Tip 8. Include Transcripts for videos
To make video content visible to LLMs, add a transcript
Tip 9: Web Content is King
PDF and other documents are hard to process for any search engine and are also difficult to handle for accessibility tools like screen readers. PDF downloads can make sense as an additional source of information i.e. for printing out but the main information should be available as web content on your website.

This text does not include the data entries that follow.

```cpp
inline int rows_normlimit(float* g, float* w_in, float* w_out, float* h, int rows, int cols, float norm, int constraint, bool do_sgd,
                          float l2, float clip, float eps, float mom) {
  int chunk = 64;
  while ((long)divup(rows, 256) * divup(cols, chunk) > 4096 && chunk < cols) chunk *= 2;
  const int nchunks = divup(cols, chunk);
  float* partial = static_cast<float*>(workspace(sizeof(float) * ((size_t)nchunks * rows + rows)));
  float* factor = partial + (size_t)nchunks * rows;
  dim3 grid(divup(rows, 256), nchunks);
  const bool v4 = (rows & 3) == 0 && aligned16(w_in) && (!do_sgd || (aligned16(g) && aligned16(h)));
  KernelTimer timer(do_sgd ? "rows_sq_kernel<sgd> + row_scale_kernel" : "rows_sq_kernel + row_scale_kernel", do_sgd ? "sgd_normlimit" : "normlimit", 0.0,
                    4.0 * (double)rows * cols * (do_sgd ? 7 : 3));
  if (v4) {
    const dim3 g4(divup(rows / 4, 64), nchunks);
    if (do_sgd)
      hipLaunchKernelGGL(rows_sq4_kernel<true>, g4, dim3(64), 0, stream(), g, w_in, h, rows, cols, chunk, partial, l2, clip, eps, mom);
    else
      hipLaunchKernelGGL(rows_sq4_kernel<false>, g4, dim3(64), 0, stream(), nullptr, w_in, nullptr, rows, cols, chunk, partial, 0.f, 0.f, 0.f, 0.f);
  } else if (do_sgd)
    hipLaunchKernelGGL(rows_sq_kernel<true>, grid, dim3(256), 0, stream(), g, w_in, h, rows, cols, chunk, partial, l2, clip, eps, mom);
  else
    hipLaunchKernelGGL(rows_sq_kernel<false>, grid, dim3(256), 0, stream(), nullptr, w_in, nullptr, rows, cols, chunk, partial, 0.f, 0.f, 0.f, 0.f);
  hipLaunchKernelGGL(row_factor_kernel, dim3(divup(rows, 64)), dim3(256), 0, stream(), partial, nchunks, rows, norm, constraint, factor);
  hipLaunchKernelGGL(row_scale_kernel, grid, dim3(256), 0, stream(), w_in, w_out, rows, cols, chunk, factor);
  return launch_status();
}

__global__ void normlimit_cols_kernel(const float* __restrict__ mat, float* __restrict__ target, int rows, float norm, int constraint) {
  __shared__ float sh[8];
  const float* col = mat + (size_t)blockIdx.x * rows;
  float* out = target + (size_t)blockIdx.x * rows;
  float s = 0.f;
  for (int i = threadIdx.x; i < rows; i += blockDim.x) s += col[i] * col[i];
  s = sqrtf(block_sum(s, sh));
  const float sc = (constraint == 1 || s > norm) ? norm / s : 1.f;
  for (int i = threadIdx.x; i < rows; i += blockDim.x) out[i] = col[i] * sc;
}

struct SoftmaxOut {
  float* probs;
  float* deriv;
  float* correct;
};

template <int G>
__global__ void __launch_bounds__(G * 32) softmax_rows_kernel(const float* logits, const float* __restrict__ labels, SoftmaxOut o, int rows, int cols, float deriv_scale) {
  __shared__ float red[G][33];
  __shared__ int redi[G][33];
  const int r = threadIdx.x & 31, g = threadIdx.x >> 5;
  const int row = blockIdx.x * 32 + r;
  const bool ok = row < rows;
  float mx = -FLT_MAX;
  int am = 0x7fffffff;
  if (ok)
    for (int j = g; j < cols; j += G) {
      const float v = logits[(size_t)j * rows + row];
      if (v > mx) { mx = v; am = j; }
    }
  red[g][r] = mx;
  redi[g][r] = am;
  __syncthreads();
  mx = red[0][r];
  am = redi[0][r];
#pragma unroll
  for (int k = 1; k < G; ++k) {
    const float v = red[k][r];
    const int a = redi[k][r];
    if (v > mx || (v == mx && a < am)) { mx = v; am = a; }
  }
  __syncthreads();
  float s = 0.f;
// ... 872 lines not shown
```

convnet_amd/csrc/gather_gemm.h:

```cpp
#pragma once
#include <cmath>
#include <cstring>
#include <type_traits>

#include "common.h"

namespace chip {

using f32x16 = __attribute__((ext_vector_type(16))) float;
using u32x4 = __attribute__((ext_vector_type(4))) unsigned;
using f32x4 = __attribute__((ext_vector_type(4))) float;

constexpr int BK = 16;

#ifdef CONVNET_GG_TRACE
constexpr bool kTrace = CONVNET_GG_TRACE >= 2;
__device__ unsigned long long* g_gg_trace = nullptr;
#else
constexpr bool kTrace = false;
#endif
__device__ __forceinline__ unsigned long long trace_clock() {
#ifdef CONVNET_GG_TRACE
  return __builtin_amdgcn_s_memtime();
#else
// ... 338 lines not shown

template <typename Acc>
__device__ __forceinline__ Acc split_mac(const Split8& a, const Split8& b, Acc v) {
  v = mma_bf16(a.m, b.m, v);
  v = mma_bf16(a.h, b.l, v);
  v = mma_bf16(a.l, b.h, v);
  v = mma_bf16(a.h, b.m, v);
  v = mma_bf16(a.m, b.h, v);
  v = mma_bf16(a.h, b.h, v);
  return v;
}
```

How to control what parts of my content AI Search engines are allowed to process?
robots.txt
- Specifically control which crawlers are allowed to see specific parts of your site
- Used by OpenAI. See their documentation on this.
sitemap.xml
- Tells crawlers which pages are available on your site
- Ensure the sitemap is always up to date
- Ensure no broken links or irrelevant content is included here
LLMs.txt
This is a proposed standard. The file should act as a guide for LLM-powered search engines to what your site is about and what content is important. Currently (Oct 2025) none of the major AI search providers read this file and it is unclear if they ever will. Our tests show that the file is currently only read by a small number of specialized bots.
There is no harm in setting up a good LLMs.txt but the content needs to be crafted carefully and regularly maintained as your site evolves.